Per-thread Write-Ahead Logs¶
Files organization¶
HedgeDB uses a per-thread WAL approach for zero inode contention at the filesystem level and for write parallelism: NVMe SSDs can easily handle this.
When the database is initially created, a number of WAL files are generated
with preallocated size (fallocate with the KEEP_SIZE flag), each of
size memtable_target_size / num_writer_threads.
The total file count is num_writer_threads * (cfg.max_pending_flushes + 2)
(+1 for the currently active WALs and +1 for the WALs associated with the
pipelined memtable).
WAL files are pooled via tmc::channel (internally implemented as a
high-performance async MPMC queue) and reused across flushes: this way we
avoid the repeated overhead of creating, allocating, and deleting files on
the filesystem, and consequently the need to fsync the base directory.
Internal structure and usage¶
Entries are appended as {seq_nr, key_size, value_size, key, value, checksum}
records. On startup, memtable::replay_wal reconstructs in-flight writes
from the most recent WAL epoch.
WAL files are intentionally not opened with O_DIRECT: writing through
the page cache means each insert doesn’t require a disk round-trip — the OS
holds the data in RAM and flushes asynchronously. This protects against
application crashes (the OS still owns the data), though not against power
loss. It’s an acceptable middle ground for the current prototype stage of
HedgeDB.
A synchronous pwrite call is also used instead of going through the
liburing event loop.
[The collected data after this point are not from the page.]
class Plan:

    def __init__(self, ops: Sequence[OpDesc], device: torch.device):
        arr = (OpDesc * len(ops))(*ops)
        handle = ctypes.c_void_p()
        with torch.cuda.device(device):
            check(lib().yb_plan_create(arr, len(ops), ctypes.byref(handle)), "yb_plan_create")
        self._h = handle
        self.device = device
        self.n_ops = len(ops)

    def run(self, first: int = 0, count: Optional[int] = None) -> None:
        if count is None:
            count = self.n_ops - first
        with device_guard(self.device):
            check(lib().yb_plan_run_range(self._h, first, count, current_stream_ptr(self.device)), "yb_plan_run")

    def __del__(self):
        h = getattr(self, "_h", None)
        if h is not None and _lib is not None:
            _lib.yb_plan_destroy(h)
            self._h = None


class _NmsArena:

    def __init__(self):
        self.ws: Optional[torch.Tensor] = None
        self.cap_per_image = 16384


_arenas: Dict[torch.device, _NmsArena] = {}


def _level_struct(t: torch.Tensor, layout: str, n_anchors: int, n_outputs: int, stride_px: float,
                  anchors: Sequence[float]) -> HeadLevel:
    lv = HeadLevel()
    lv.logits = t.data_ptr()
    lv.dtype = dtype_code(t.dtype)
    if layout == "nahwk":
        if t.dim() != 5 or t.shape[1] != n_anchors or t.shape[4] != n_outputs or not t.is_contiguous():
            raise NativeLibraryError(f"decode_nms: expected contiguous [N,{n_anchors},H,W,{n_outputs}], got {tuple(t.shape)}")
        N, A, H, W, K = t.shape
        lv.H, lv.W = H, W
        lv.stride_n, lv.stride_a, lv.stride_y, lv.stride_x = A * H * W * K, H * W * K, W * K, K
    elif layout == "nhwc":
        if t.dim() != 4 or t.shape[3] < n_anchors * n_outputs or not t.is_contiguous():
            raise NativeLibraryError(f"decode_nms: expected contiguous [N,H,W,>={n_anchors * n_outputs}], got {tuple(t.shape)}")
        N, H, W, C = t.shape
        lv.H, lv.W = H, W
        lv.stride_n, lv.stride_a, lv.stride_y, lv.stride_x = H * W * C, n_outputs, W * C, C
    else:
        raise NativeLibraryError(f"unknown head layout {layout!r}")
    lv.stride_px = float(stride_px)
    for i, v in enumerate(anchors):
        lv.anchors_px[i] = float(v)
    return lv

This was experimentally found to be the faster choice.
Warning
Known gap: Full crash recovery is not yet implemented. WAL replay works, but edge cases (partial writes, corrupted files) aren’t fully handled.
Permission Chain for concurrency and temporal consistency¶
The flush procedure has two degrees of concurrency:
Each partition can be flushed concurrently (this is experimentally proven to be relevant for performance)
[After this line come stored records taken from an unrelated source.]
+__global__ void __launch_bounds__(TPB) sep_flags_kernel(const u64* __restrict__ words, const u64* __restrict__ seps, u64 n_rec,
+                                                       const u64* __restrict__ k, u64 n, KeyIndex ki, u32* __restrict__ sepf) {
+    const u64 r = (u64)blockIdx.x * TPB + threadIdx.x;
+    if (r >= n_rec) return;
+    const u64 start = r ? seps[r - 1] + 1 : 0;
+    u64 x = text_window32(words, start) & ~3ull;
+    u64 h = indexed_lower_bound(k, ki, x);
+    if (h < n && (k[h] & ~3ull) == x) atomicOr(sepf + (h >> 4), 1u << (2 * (u32)(h & 15)));
+    x = text_window32(words, seps[r] - KNODE) & ~3ull;
+    h = indexed_lower_bound(k, ki, x);
+    if (h < n && (k[h] & ~3ull) == x) atomicOr(sepf + (h >> 4), 2u << (2 * (u32)(h & 15)));
+}
+
+__global__ void __launch_bounds__(TPB) classify_bounds_kernel(const u64* __restrict__ k, u64 n, KeyIndex ki, u64 tiles,
+                                                             const u32* __restrict__ sepf, u64* __restrict__ bounds,
+                                                             u8* __restrict__ cross) {
+    const u64 x = (u64)blockIdx.x * TPB + threadIdx.x;
+    if (x >= tiles * 12) return;
+    const u64 t = x / 12;
+    const u32 s = (u32)(x % 12);
+    const u64 base = t * CL_TILE;
+    if (s < 8) {
+        const u64 last = (base + CL_TILE < n ? base + CL_TILE : n) - 1;
+        const u64 q = ((u64)(s & 3) << 62) | (k[s < 4 ? base : last] >> 2);
+        bounds[t * 8 + s] = s < 4 ? indexed_lower_bound(k, ki, q) : indexed_upper_bound(k, ki, q);
+        return;
+    }
+    const u32 y = s - 8;
+    u32 v = 0;
+    const u64 key = k[base];
+    if (t > 0 && (k[base - 1] >> 2) == (key >> 2)) {
+        const u64 q = (key & ~3ull) | y;
+        const u64 h = indexed_lower_bound(k, ki, q);
+        if (h < n && k[h] == q) v = 1u << y;
+        if (y == 0) v |= ((sepf[h >> 4] >> (2 * (u32)(h & 15))) & 3u) << 4;
+    }
+    cross[t * 4 + y] = (u8)v;
+}
+
+__device__ __forceinline__ u32 cross_mask(u32 v) {
+    v |= v >> 16;
+    v |= v >> 8;
+    return ((v & 15u) << GM_OUT_SHIFT) | ((v & 16u) ? GM_IN_SEP : 0u) | ((v & 32u) ? GM_OUT_TAIL : 0u);
+}
+
+__device__ __forceinline__ u32 smem_lower_bound(const u64* __restrict__ a, u32 lo, u32 hi, u64 q) {
+    while (lo < hi) {
+        const u32 mid = (lo + hi) >> 1;
+        if (a[mid] < q) lo = mid + 1; else hi = mid;
+    }
+    return lo;
+}
+
+__device__ __forceinline__ u32 slot_of(u32 i, const u32* __restrict__ s_hb, const int* __restrict__ s_pre) {
+    const u32 m = s_hb[i >> 5] & (0xFFFFFFFFu >> (31 - (i & 31)));
+    return m ? (i & ~31u) + 31 - __clz(m) : (u32)s_pre[i >> 5];
+}
+
+__global__ void __launch_bounds__(CL_TPB, 4) classify_kernel(const u64* __restrict__ k, u64 n, const u64* __restrict__ bounds,
+                                                            const u32* __restrict__ cross, const u32* __restrict__ sepf,
+                                                            u16* __restrict__ gmask, u32* __restrict__ tile_nb,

Multiple memtable flushes can run in parallel
After the memtable is flushed to SST files, the new SSTs must be added to the LSM tree in chronological order. Inspired by this article, HedgeDB uses a semaphore-based permission chain:
In memtable::_flush:
auto next_can_write = std::make_shared<tmc::semaphore>(0); // Initially locked
auto can_write = std::exchange(this->_can_write, next_can_write);
// Launch flush with permission token
tmc::spawn(this->_flush_inner(..., can_write, next_can_write));
In memtable::_flush_inner:
// ... flush memtable to SSTs ...
// Wait for permission (blocks until previous flush completes)
co_await *can_write;
// ... push SSTs to L0 ...
// Give permission to next flush in chain
next_can_write->release();
This creates a serialized chain where flush N+1 cannot publish its SSTs until flush N completes. This ensures SST epoch ordering is preserved.
A similar scheme is used for parallel compaction within the same partition.